The response must contain every line below in which "prev" appears.

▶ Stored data
----
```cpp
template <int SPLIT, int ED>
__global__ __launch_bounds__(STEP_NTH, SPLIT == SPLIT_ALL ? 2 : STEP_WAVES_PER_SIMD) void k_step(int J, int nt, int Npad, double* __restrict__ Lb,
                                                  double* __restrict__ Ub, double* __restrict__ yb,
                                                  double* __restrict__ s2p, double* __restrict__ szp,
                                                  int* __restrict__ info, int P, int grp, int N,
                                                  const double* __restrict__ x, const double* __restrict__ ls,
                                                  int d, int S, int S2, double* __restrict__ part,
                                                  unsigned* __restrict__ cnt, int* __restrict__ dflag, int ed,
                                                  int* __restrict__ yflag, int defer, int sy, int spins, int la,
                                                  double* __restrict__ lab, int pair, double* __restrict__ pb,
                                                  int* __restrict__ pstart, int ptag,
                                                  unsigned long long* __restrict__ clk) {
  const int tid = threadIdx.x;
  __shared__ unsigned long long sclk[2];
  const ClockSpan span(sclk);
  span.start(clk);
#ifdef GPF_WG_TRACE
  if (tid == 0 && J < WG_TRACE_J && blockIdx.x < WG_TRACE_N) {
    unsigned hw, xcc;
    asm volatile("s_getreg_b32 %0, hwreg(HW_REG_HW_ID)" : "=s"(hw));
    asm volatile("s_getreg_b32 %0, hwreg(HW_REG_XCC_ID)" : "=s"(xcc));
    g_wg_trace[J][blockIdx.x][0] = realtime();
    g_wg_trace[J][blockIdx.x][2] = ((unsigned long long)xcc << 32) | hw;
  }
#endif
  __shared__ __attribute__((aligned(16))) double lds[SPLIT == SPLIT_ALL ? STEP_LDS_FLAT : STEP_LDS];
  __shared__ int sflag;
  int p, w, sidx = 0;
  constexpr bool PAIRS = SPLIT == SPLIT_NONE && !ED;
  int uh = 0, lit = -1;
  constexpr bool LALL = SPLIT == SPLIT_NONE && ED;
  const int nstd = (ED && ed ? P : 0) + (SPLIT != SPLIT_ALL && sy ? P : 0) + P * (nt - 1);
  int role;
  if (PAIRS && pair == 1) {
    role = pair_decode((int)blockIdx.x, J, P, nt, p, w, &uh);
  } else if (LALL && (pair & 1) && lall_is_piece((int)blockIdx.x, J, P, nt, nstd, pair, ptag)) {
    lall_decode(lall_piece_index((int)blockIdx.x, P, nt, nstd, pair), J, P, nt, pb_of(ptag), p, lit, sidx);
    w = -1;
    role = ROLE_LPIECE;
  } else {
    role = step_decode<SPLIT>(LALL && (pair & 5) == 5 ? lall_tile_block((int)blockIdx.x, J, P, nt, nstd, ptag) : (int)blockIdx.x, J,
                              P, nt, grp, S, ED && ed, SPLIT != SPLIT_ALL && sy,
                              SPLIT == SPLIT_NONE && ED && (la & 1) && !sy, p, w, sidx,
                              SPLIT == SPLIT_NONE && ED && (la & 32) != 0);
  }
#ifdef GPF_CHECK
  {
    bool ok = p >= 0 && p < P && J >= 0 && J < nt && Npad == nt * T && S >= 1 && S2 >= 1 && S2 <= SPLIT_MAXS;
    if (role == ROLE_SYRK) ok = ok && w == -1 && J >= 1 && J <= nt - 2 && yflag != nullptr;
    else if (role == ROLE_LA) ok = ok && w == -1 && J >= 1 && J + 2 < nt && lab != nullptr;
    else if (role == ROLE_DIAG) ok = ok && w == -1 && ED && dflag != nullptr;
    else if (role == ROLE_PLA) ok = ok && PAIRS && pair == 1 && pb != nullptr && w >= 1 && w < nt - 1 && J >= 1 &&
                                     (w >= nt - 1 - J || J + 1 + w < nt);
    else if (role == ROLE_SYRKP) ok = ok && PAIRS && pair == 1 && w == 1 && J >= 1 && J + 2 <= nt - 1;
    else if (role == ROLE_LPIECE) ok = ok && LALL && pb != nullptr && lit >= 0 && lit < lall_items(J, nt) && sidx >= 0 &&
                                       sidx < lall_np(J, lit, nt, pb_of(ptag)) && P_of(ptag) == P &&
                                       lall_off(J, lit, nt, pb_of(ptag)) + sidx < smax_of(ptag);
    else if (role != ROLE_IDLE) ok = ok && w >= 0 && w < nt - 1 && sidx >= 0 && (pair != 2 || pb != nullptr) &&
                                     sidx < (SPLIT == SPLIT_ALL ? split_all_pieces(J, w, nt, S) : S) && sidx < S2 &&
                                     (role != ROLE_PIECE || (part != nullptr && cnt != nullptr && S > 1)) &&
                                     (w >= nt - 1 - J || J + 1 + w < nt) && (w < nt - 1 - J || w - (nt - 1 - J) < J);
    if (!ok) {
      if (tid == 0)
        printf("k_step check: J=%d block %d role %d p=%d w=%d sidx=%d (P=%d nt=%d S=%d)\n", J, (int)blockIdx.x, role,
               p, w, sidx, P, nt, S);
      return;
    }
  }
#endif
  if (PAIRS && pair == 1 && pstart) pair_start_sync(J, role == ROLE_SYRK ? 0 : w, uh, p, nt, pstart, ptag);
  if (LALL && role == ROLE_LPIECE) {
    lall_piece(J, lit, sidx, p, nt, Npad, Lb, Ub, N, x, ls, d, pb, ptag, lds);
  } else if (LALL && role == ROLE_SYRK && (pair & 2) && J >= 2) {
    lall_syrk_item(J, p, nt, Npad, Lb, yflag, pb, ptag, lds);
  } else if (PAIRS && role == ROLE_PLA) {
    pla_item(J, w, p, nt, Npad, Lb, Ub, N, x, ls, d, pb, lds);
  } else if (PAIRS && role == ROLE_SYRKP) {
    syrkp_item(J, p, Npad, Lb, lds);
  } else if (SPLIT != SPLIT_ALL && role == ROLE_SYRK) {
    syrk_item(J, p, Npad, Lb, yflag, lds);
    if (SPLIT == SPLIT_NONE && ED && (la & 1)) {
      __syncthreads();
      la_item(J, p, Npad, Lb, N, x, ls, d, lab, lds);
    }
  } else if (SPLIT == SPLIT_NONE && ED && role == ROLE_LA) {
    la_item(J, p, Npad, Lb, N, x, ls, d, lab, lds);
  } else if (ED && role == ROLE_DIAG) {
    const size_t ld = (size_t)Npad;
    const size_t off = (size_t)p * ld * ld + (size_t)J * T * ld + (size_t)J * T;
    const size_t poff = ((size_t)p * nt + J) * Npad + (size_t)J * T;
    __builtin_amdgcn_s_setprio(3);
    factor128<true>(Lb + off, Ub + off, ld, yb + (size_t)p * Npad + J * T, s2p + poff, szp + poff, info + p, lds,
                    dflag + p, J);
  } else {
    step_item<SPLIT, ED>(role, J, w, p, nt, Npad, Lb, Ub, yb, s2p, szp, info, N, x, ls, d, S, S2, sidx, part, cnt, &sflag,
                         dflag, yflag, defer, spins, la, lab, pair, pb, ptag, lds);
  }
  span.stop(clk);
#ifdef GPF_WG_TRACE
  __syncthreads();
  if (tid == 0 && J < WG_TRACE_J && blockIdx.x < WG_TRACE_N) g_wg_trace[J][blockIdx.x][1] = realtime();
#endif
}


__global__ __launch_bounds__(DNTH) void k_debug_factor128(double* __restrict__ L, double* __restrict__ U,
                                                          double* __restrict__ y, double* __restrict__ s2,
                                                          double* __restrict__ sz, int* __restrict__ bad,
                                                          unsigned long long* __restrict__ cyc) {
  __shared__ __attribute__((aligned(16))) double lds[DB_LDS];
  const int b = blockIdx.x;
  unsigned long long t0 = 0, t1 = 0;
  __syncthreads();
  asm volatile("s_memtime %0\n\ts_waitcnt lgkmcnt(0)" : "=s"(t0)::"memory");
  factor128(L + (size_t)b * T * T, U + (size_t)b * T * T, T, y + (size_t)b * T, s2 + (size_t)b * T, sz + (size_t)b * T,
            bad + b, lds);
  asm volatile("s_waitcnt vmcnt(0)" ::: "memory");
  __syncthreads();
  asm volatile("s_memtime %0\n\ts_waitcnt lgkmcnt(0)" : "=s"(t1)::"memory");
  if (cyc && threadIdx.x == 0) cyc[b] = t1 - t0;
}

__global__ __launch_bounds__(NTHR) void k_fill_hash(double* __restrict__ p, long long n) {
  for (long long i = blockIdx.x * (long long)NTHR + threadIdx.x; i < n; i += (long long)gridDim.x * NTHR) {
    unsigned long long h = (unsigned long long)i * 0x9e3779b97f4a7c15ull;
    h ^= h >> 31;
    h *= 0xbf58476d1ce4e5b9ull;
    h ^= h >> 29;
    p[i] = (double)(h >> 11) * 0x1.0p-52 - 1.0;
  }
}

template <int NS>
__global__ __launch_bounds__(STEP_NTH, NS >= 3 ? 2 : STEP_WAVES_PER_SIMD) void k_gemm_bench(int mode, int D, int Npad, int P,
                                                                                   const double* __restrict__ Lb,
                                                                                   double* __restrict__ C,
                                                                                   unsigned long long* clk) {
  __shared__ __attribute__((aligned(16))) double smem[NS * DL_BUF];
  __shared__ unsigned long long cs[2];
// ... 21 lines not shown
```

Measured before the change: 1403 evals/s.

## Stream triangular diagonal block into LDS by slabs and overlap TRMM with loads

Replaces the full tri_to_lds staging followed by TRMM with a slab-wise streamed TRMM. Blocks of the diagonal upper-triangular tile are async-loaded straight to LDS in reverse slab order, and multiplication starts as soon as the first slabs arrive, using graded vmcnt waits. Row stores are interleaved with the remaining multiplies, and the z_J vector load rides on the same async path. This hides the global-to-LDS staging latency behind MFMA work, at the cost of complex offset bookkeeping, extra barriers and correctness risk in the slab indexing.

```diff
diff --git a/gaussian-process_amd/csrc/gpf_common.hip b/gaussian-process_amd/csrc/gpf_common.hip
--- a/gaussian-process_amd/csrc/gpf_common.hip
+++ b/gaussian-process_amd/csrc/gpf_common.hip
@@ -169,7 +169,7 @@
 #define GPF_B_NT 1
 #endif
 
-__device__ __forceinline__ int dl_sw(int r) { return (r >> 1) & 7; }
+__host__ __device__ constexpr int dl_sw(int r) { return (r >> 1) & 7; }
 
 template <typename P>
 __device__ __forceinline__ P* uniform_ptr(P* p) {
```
----
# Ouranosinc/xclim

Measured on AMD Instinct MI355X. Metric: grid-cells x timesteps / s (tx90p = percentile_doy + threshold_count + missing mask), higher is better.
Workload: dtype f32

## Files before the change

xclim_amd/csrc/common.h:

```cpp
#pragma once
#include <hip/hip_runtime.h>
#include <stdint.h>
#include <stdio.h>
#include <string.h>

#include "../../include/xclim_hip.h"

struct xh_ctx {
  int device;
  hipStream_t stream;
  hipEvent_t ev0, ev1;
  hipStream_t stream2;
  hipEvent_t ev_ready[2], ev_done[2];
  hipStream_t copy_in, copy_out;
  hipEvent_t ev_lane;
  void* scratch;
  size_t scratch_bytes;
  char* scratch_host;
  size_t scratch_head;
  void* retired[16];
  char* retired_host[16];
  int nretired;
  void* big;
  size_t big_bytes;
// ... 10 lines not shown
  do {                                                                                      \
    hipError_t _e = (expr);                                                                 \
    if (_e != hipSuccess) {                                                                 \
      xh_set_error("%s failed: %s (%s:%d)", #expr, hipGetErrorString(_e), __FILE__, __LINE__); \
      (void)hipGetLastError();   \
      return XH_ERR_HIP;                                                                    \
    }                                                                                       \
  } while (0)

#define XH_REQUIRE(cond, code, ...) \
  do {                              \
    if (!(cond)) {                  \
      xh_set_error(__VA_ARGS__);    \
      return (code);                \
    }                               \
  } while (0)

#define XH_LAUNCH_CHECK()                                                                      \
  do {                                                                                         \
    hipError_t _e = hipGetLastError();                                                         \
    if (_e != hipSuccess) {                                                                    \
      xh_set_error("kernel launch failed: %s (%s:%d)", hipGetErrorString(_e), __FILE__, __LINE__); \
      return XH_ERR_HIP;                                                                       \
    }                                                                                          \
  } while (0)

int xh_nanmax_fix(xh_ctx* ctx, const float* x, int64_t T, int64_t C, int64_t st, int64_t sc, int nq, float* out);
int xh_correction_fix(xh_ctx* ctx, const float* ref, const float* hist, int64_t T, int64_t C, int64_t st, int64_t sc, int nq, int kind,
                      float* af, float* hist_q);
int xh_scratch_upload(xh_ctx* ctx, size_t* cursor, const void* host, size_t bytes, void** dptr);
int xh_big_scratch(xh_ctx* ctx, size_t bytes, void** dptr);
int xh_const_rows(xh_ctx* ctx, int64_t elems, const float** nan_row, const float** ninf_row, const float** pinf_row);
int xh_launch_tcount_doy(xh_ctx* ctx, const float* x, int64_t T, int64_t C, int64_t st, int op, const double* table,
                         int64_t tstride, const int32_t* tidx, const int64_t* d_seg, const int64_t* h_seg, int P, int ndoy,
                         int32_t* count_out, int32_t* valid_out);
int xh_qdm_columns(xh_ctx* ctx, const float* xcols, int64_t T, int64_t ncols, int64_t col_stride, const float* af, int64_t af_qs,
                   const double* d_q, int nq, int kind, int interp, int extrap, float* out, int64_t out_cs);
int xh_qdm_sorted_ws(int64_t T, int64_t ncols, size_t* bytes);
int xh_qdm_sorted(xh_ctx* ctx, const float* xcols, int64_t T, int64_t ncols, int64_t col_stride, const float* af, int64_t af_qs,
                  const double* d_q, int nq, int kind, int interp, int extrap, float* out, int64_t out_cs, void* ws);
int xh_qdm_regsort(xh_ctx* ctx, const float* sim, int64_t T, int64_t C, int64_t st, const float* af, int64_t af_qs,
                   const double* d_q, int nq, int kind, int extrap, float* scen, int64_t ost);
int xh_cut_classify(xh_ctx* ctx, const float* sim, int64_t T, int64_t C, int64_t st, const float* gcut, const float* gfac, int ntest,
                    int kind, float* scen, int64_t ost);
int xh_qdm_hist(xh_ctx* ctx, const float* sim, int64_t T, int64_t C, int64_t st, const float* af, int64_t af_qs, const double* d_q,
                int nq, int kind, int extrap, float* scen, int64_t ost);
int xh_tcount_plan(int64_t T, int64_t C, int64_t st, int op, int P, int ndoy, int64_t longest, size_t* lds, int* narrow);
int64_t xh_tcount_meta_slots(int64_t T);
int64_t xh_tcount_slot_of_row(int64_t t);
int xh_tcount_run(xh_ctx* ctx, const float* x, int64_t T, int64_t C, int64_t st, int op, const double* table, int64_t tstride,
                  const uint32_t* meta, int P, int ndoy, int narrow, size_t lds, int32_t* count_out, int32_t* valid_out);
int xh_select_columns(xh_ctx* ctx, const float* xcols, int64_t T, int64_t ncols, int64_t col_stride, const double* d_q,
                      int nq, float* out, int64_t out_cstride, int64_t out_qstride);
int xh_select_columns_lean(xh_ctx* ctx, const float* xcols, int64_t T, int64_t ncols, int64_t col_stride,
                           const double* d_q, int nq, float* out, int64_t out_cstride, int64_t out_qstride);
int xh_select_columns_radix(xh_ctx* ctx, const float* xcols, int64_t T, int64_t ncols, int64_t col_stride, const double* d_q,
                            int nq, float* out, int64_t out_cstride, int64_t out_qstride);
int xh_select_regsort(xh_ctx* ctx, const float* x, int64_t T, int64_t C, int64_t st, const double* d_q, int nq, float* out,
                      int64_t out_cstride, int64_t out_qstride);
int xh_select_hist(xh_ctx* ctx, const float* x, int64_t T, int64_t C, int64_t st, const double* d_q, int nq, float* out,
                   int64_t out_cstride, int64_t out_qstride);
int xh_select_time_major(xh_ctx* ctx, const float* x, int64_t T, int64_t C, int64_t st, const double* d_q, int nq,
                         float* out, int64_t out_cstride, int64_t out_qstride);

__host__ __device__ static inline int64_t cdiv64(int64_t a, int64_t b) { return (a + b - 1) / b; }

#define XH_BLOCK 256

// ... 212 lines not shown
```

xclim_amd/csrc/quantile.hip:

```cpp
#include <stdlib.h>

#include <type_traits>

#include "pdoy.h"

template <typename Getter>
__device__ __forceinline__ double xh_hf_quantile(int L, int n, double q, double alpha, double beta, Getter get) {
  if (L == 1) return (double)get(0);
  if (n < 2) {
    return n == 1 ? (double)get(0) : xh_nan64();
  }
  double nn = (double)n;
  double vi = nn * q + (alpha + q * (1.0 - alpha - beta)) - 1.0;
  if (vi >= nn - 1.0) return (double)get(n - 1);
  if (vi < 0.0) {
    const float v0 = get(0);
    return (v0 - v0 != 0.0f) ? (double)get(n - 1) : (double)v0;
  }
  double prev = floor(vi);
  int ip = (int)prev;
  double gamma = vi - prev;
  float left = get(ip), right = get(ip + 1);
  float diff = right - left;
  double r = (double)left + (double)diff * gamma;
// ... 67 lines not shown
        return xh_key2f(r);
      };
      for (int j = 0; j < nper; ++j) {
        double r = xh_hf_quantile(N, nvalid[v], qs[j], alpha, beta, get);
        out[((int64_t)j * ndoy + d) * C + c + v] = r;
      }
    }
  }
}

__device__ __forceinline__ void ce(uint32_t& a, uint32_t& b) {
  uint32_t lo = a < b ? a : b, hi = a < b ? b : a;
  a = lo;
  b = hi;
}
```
----
▶ Solved exercise
  double prev = floor(vi);
  int ip = (int)prev;
  double gamma = vi - prev;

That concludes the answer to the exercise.